[Stored data entries]
--- START ---
+  k.w_delta = a.w_delta; k.w_n_params = a.w_n_params; k.w_eps = a.w_eps; k.ln_eps = ln_eps;
+  k.sk = sk;
+  k.ctr = static_cast<uint32_t*>(workspace);
+  k.part = sk > 1 ? reinterpret_cast<v4i*>(static_cast<char*>(workspace) + counters_bytes(M)) : nullptr;
+  static bool attr_set[64] = {};
+  int dev = 0;
+  if (hipGetDevice(&dev) != hipSuccess || dev < 0 || dev >= 64) dev = -1;
+  if (dev < 0 || !attr_set[dev]) {
+    if (hipFuncSetAttribute(reinterpret_cast<const void*>(linear_ln_i8_k<true>), hipFuncAttributeMaxDynamicSharedMemorySize, 160 * 1024) != hipSuccess ||
+        hipFuncSetAttribute(reinterpret_cast<const void*>(linear_ln_i8_k<false>), hipFuncAttributeMaxDynamicSharedMemorySize, 160 * 1024) != hipSuccess)
+      return set_error(TQ_ELAUNCH, "%s: cannot reserve 160 KB of LDS", who);
+    if (dev >= 0) attr_set[dev] = true;
+  }
+  const dim3 grid((unsigned)((M / kPanelM) * sk));
+  hipStream_t st = static_cast<hipStream_t>(stream);
+  if (y_idx != nullptr) hipLaunchKernelGGL(linear_ln_i8_k<true>, grid, dim3(kBlock), lds, st, k);
+  else                  hipLaunchKernelGGL(linear_ln_i8_k<false>, grid, dim3(kBlock), lds, st, k);
+  return check_launch("linear_ln_i8_k");
+}
diff --git a/transformer-quantization_amd/csrc/tq_ln_body.h b/transformer-quantization_amd/csrc/tq_ln_body.h
--- /dev/null
+++ b/transformer-quantization_amd/csrc/tq_ln_body.h
@@ -0,0 +1,301 @@
+#pragma once
+
+#include "tq_device.h"
+
+namespace tq {
+
+struct FusedQ {
+  QP p;
+  int on;
+  float rcp;
+};
+
+__device__ __forceinline__ FusedQ make_fq(const QP& p, int on) {
+  FusedQ f = {QP{1.f, 0.f, 0.f, 0.f}, on, 1.f};
+  if (on) { f.p = p; f.rcp = guarded_rcp(f.p.scale); }
+  return f;
+}
+__device__ __forceinline__ FusedQ make_fq(const tq_quantizer& q, int on) { return make_fq(on ? make_qp(q, 0) : QP{1.f, 0.f, 0.f, 0.f}, on); }
+
+__device__ __forceinline__ float index_q(float v, const FusedQ& q) {
+  return clamp_nanprop(rne_quot1(v, q.p.scale, q.rcp) + q.p.zp, q.p.lo, q.p.hi);
+}
+
+__device__ __forceinline__ float apply_q(float v, const FusedQ& q) {
+  return q.on ? q_dequant(index_q(v, q), q.p) : v;
+}
+
+template <int CTRL>
+__device__ __forceinline__ float dpp_f32(float v) {
+  return __builtin_bit_cast(float, __builtin_amdgcn_update_dpp(0, __builtin_bit_cast(int, v), CTRL, 0xF, 0xF, true));
+}
+template <int LPR>
+__device__ __forceinline__ float group_sum(float v) {
+  static_assert(LPR >= 4 && LPR <= 64 && (LPR & (LPR - 1)) == 0, "LPR");
+  v += dpp_f32<0xB1>(v);
+  v += dpp_f32<0x4E>(v);
+  if (LPR >= 8) v += dpp_f32<0x141>(v);
+  if (LPR >= 16) v += dpp_f32<0x140>(v);
+  if (LPR >= 32) v += __builtin_bit_cast(float, __builtin_amdgcn_ds_swizzle(__builtin_bit_cast(int, v), 0x401F));
+  if (LPR >= 64) v += __shfl_xor(v, 32, 64);
+  return v;
+}
+
+template <int LPR>
+__device__ __forceinline__ float group_max(float v) {
+  v = max_raw(v, dpp_f32<0xB1>(v));
+  v = max_raw(v, dpp_f32<0x4E>(v));
+  if (LPR >= 8) v = max_raw(v, dpp_f32<0x141>(v));
+  if (LPR >= 16) v = max_raw(v, dpp_f32<0x140>(v));
+  if (LPR >= 32) v = max_raw(v, __builtin_bit_cast(float, __builtin_amdgcn_ds_swizzle(__builtin_bit_cast(int, v), 0x401F)));
+  if (LPR >= 64) v = max_raw(v, __shfl_xor(v, 32, 64));
+  return v;
+}
+
+struct FusedF {
+  QF f;
+  int on;
+};
+__device__ __forceinline__ FusedF make_ff(const QP& p, int on) {
+  FusedF r;
+  r.on = on;
+  r.f = make_qf(on ? p : QP{1.f, 0.f, 0.f, 1.f});
+  return r;
+}
+__device__ __forceinline__ f32x2 apply_f2(f32x2 v, const FusedF& q) { return q.on ? qf_fake_quant2(v, q.f) : v; }
+
+struct EmbArgs {
+  const int64_t *a_rows, *a2_rows, *r_rows;
+  const u32x4* a2;
+  uint64_t a_n, a2_n, r_n;
+  int32_t* bad;
+};
+
+template <int DT, int LPR, int NV, bool EMB>
+__device__ __forceinline__ void ln_load_row(const u32x4* __restrict__ a, const u32x4* __restrict__ r, const EmbArgs& emb, int nt,
+                                            int lane, uint64_t row, u32x4 (&pa)[NV], u32x4 (&pr)[NV], u32x4 (&pa2)[EMB ? NV : 1]) {
+  constexpr int V = Store<DT>::kVec;
+  constexpr uint32_t d = LPR * NV * V;
+  if (EMB) {
+    bool bad = false;
+    auto pick = [&bad](const int64_t* ids, uint64_t row_, uint64_t n) {
+      const int64_t id = ids[row_];
+      const bool out = id < 0 || (uint64_t)id >= n;
+      bad = bad || out;
+      return out ? (uint64_t)0 : (uint64_t)id;
+    };
+    const uint64_t oa = pick(emb.a_rows, row, emb.a_n) * (d / V) + lane;
+    const uint64_t o2 = pick(emb.a2_rows, row, emb.a2_n) * (d / V) + lane;
+    const uint64_t orr = pick(emb.r_rows, row, emb.r_n) * (d / V) + lane;
+#pragma unroll
+    for (int v = 0; v < NV; ++v) { pa[v] = a[oa + v * LPR]; pa2[v] = emb.a2[o2 + v * LPR]; pr[v] = r[orr + v * LPR]; }
+    if (bad) {
+      const u32x4 nan4 = {0x7fc00000u, 0x7fc00000u, 0x7fc00000u, 0x7fc00000u};
+#pragma unroll
+      for (int v = 0; v < NV; ++v) pa[v] = nan4;
+      if (lane == 0 && emb.bad) __hip_atomic_store(emb.bad, 1, __ATOMIC_RELAXED, __HIP_MEMORY_SCOPE_SYSTEM);
+    }
+    return;
+  }
+  const uint64_t o = row * (d / V) + lane;
+  if (nt) {
+#pragma unroll
+    for (int v = 0; v < NV; ++v) { pa[v] = ld_stream(a + o + v * LPR); pr[v] = ld_stream(r + o + v * LPR); }
+  } else {
+#pragma unroll
+    for (int v = 0; v < NV; ++v) { pa[v] = a[o + v * LPR]; pr[v] = r[o + v * LPR]; }
+  }
+}
+
+struct TailQ {
+  QP p1, p2, p3;
+};
+
+template <int DT, int LPR, int NV, bool EMB>
+struct GlobalRows {
+  const u32x4* __restrict__ a;
+  const u32x4* __restrict__ r;
+  const EmbArgs& emb;
+  int nt, lane;
+  __device__ __forceinline__ void load(uint64_t row, u32x4 (&pa)[NV], u32x4 (&pr)[NV], u32x4 (&pa2)[EMB ? NV : 1]) const {
+    ln_load_row<DT, LPR, NV, EMB>(a, r, emb, nt, lane, row, pa, pr, pa2);
+  }
+};
+
+template <int DT, int LPR, int NV, bool IDX, bool FAST, bool ALLON, bool AFF, bool EMB, class SRC>
+__device__ __forceinline__ void res_ln_body(const SRC& src, uint32_t blk,
+                                            u32x4* __restrict__ y, int8_t* __restrict__ y_idx, uint64_t rows,
+                                            const float* s_w, const float* s_b,
+                                            float ln_eps, const TailQ& tq, int on1_, int on2_, int on3_, int nt, uint32_t iters,
+                                            u32x4 (&va)[NV], u32x4 (&vr)[NV], u32x4 (&va2)[EMB ? NV : 1]) {
+  constexpr bool affine_only = AFF;
+  const int on1 = ALLON ? 1 : on1_, on2 = ALLON ? 1 : on2_, on3 = ALLON ? 1 : on3_;
+  constexpr int V = Store<DT>::kVec;
+  constexpr int H = V / 2;
+  constexpr int RPB = kBlock / LPR;
+  constexpr uint32_t d = LPR * NV * V;
+  const FusedF f1 = make_ff(tq.p1, on1), f2 = make_ff(tq.p2, on2), f3 = make_ff(tq.p3, on3);
+  const FusedQ g1 = make_fq(tq.p1, on1), g2 = make_fq(tq.p2, on2), g3 = make_fq(tq.p3, on3);
+  const int lane = threadIdx.x % LPR;
+  const int sub = threadIdx.x / LPR;
+  const float inv_d = 1.0f / (float)d;
+
+  const uint64_t row0 = (uint64_t)blk * RPB * iters + sub;
+  u32x4 na[NV], nr[NV];
+  u32x4 na2[EMB ? NV : 1];
+  for (uint32_t it = 0; it < iters; ++it) {
+    const uint64_t row = row0 + (uint64_t)it * RPB;
+    if (row >= rows) break;
+    const uint64_t base = row * (d / V);
+    const uint64_t nrow = row + RPB;
+    if (it + 1 < iters && nrow < rows) src.load(nrow, na, nr, na2);
+    f32x2 u[NV][H];
+    f32x2 s2 = {0.f, 0.f}, s2b = {0.f, 0.f};
+    bool lane_nan = false;
+#pragma unroll
+    for (int v = 0; v < NV; ++v) {
+      float fa[V], fr[V];
+      Store<DT>::unpack(va[v], fa);
+      Store<DT>::unpack(vr[v], fr);
+      if (EMB) {
+        float f2[V];
+        Store<DT>::unpack(va2[v], f2);
+#pragma unroll
+        for (int k = 0; k < V; ++k) fa[k] = fa[k] + f2[k];
+      }
+      if (FAST) {
+        f32x2 t[H];
+#pragma unroll
+        for (int j = 0; j < H; ++j) t[j] = f32x2{fa[2 * j], fa[2 * j + 1]};
+        if (ALLON) qf_fake_quant2_n_signed_zero<H>(t, f1.f);
+        else if (f1.on) qf_fake_quant2_n<H>(t, f1.f);
+#pragma unroll
+        for (int j = 0; j < H; ++j) t[j] = t[j] + f32x2{fr[2 * j], fr[2 * j + 1]};
+        if (ALLON) qf_fake_quant2_n_signed_zero<H>(t, f2.f);
+        else if (f2.on) qf_fake_quant2_n<H>(t, f2.f);
+        if (affine_only) {
+#pragma unroll
+          for (int j = 0; j < H; ++j) {
+            t[j].x = __builtin_isunordered(fa[2 * j], fr[2 * j]) ? __builtin_nanf("") : t[j].x;
+            t[j].y = __builtin_isunordered(fa[2 * j + 1], fr[2 * j + 1]) ? __builtin_nanf("") : t[j].y;
+          }
+        } else {
+#pragma unroll
+          for (int j = 0; j < H; ++j)
+            lane_nan = lane_nan || __builtin_isunordered(fa[2 * j], fr[2 * j]) ||
+                       __builtin_isunordered(fa[2 * j + 1], fr[2 * j + 1]);
+        }
+#pragma unroll
+        for (int j = 0; j < H; ++j) u[v][j] = t[j];
+      } else {
+#pragma unroll
+        for (int j = 0; j < H; ++j)
+          u[v][j] = f32x2{apply_q(apply_q(fa[2 * j], g1) + fr[2 * j], g2),
+                          apply_q(apply_q(fa[2 * j + 1], g1) + fr[2 * j + 1], g2)};
+      }
+      if (!affine_only) {
+#pragma unroll
+        for (int j = 0; j < H; ++j) {
+          if (j & 1) s2b = s2b + u[v][j];
+          else s2 = s2 + u[v][j];
+        }
+      }
+    }
+    s2 = s2 + s2b;
+    float mean = 0.0f, rstd = 1.0f;
+    bool row_nan = false;
+    if (!affine_only) {
+      mean = group_sum<LPR>(s2.x + s2.y) * inv_d;
+      const f32x2 m2 = {mean, mean};
+      f32x2 ssa = {0.f, 0.f}, ssb = {0.f, 0.f};
+#pragma unroll
+      for (int v = 0; v < NV; ++v)
+#pragma unroll
+        for (int j = 0; j < H; ++j) {
+          const f32x2 c = u[v][j] - m2;
+          if ((v * H + j) & 1) ssb = __builtin_elementwise_fma(c, c, ssb);
+          else ssa = __builtin_elementwise_fma(c, c, ssa);
+        }
+      const f32x2 ss2 = ssa + ssb;
+      rstd = 1.0f / sqrtf(group_sum<LPR>(ss2.x + ss2.y) * inv_d + ln_eps);
+      if (FAST) {
+        const uint64_t m = __ballot(lane_nan);
+        const uint64_t grp = LPR == 64 ? ~0ull : (((1ull << (LPR % 64)) - 1) << ((threadIdx.x & 63) / LPR * LPR));
+        if (m & grp) { mean = __builtin_nanf(""); row_nan = true; }
+      }
+    }
+    const f32x2 m2 = {mean, mean}, r2 = {rstd, rstd};
+    u32x4 packed[NV];
+#pragma unroll
+    for (int v = 0; v < NV; ++v) {
+      float o[V];
+      struct alignas(V) { int8_t e[V]; } oi;
+      f32x2 t[H];
+#pragma unroll
+      for (int j = 0; j < H; ++j) {
+        const uint32_t c = (v * LPR + lane) * V + 2 * j;
+        const f32x2 wv = *reinterpret_cast<const f32x2*>(s_w + c), bv = *reinterpret_cast<const f32x2*>(s_b + c);
+        t[j] = (u[v][j] - m2) * r2 * wv + bv;
+      }
+      if (f3.on) {
+        if (FAST) {
+          f32x2 h[H];
+          qf_round2_n<H>(t, f3.f, h);
+#pragma unroll
+          for (int j = 0; j < H; ++j) {
+            if (IDX) {
+              oi.e[2 * j] = (int8_t)((int)(h[j].x + f3.f.zp) - 128);
+              oi.e[2 * j + 1] = (int8_t)((int)(h[j].y + f3.f.zp) - 128);
+            }
+            const f32x2 yq = qf_dequant2(h[j], f3.f);
+            if (affine_only) {
+              t[j].x = (t[j].x != t[j].x) ? t[j].x : yq.x;
+              t[j].y = (t[j].y != t[j].y) ? t[j].y : yq.y;
+            } else {
+              t[j] = yq;
+            }
+          }
+        } else {
+#pragma unroll
+          for (int j = 0; j < H; ++j) {
+            const float x0 = index_q(t[j].x, g3), x1 = index_q(t[j].y, g3);
+            if (IDX) {
+              oi.e[2 * j] = (int8_t)((int)x0 - 128);
+              oi.e[2 * j + 1] = (int8_t)((int)x1 - 128);
+            }
+            t[j] = f32x2{q_dequant(x0, g3.p), q_dequant(x1, g3.p)};
+          }
+        }
+      }
+#pragma unroll
+      for (int j = 0; j < H; ++j) { o[2 * j] = t[j].x; o[2 * j + 1] = t[j].y; }
+      packed[v] = Store<DT>::pack(o);
+      if (IDX) *reinterpret_cast<decltype(oi)*>(y_idx + (base + v * LPR + lane) * V) = oi;
+    }
+    if (nt) {
+#pragma unroll
+      for (int v = 0; v < NV; ++v) st_stream(y + base + v * LPR + lane, packed[v]);
+    } else {
+#pragma unroll
+      for (int v = 0; v < NV; ++v) y[base + v * LPR + lane] = packed[v];
+    }
+    if (FAST && !affine_only && f3.on && __ballot(row_nan)) {
+      if (row_nan) {
+        float nanv[V];
+#pragma unroll
+        for (int e = 0; e < V; ++e) nanv[e] = __builtin_nanf("");
+        const u32x4 pn = Store<DT>::pack(nanv);
+#pragma unroll
+        for (int v = 0; v < NV; ++v) y[base + v * LPR + lane] = pn;
+      }
+    }
+#pragma unroll
+    for (int v = 0; v < NV; ++v) { va[v] = na[v]; vr[v] = nr[v]; }
+    if (EMB) {
+#pragma unroll
+      for (int v = 0; v < NV; ++v) va2[v] = na2[v];
+    }
+  }
+}
+
+}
--- END ---
§ Work required
What is needed is an exact copy of the lines above, from the one containing "ssb = __builtin_elementwise_fma(c, c, ssb);" through the one containing "m = __ballot(lane_nan);", with nothing added.

§ Task response
+          if ((v * H + j) & 1) ssb = __builtin_elementwise_fma(c, c, ssb);
+          else ssa = __builtin_elementwise_fma(c, c, ssa);
+        }
+      const f32x2 ss2 = ssa + ssb;
+      rstd = 1.0f / sqrtf(group_sum<LPR>(ss2.x + ss2.y) * inv_d + ln_eps);
+      if (FAST) {
+        const uint64_t m = __ballot(lane_nan);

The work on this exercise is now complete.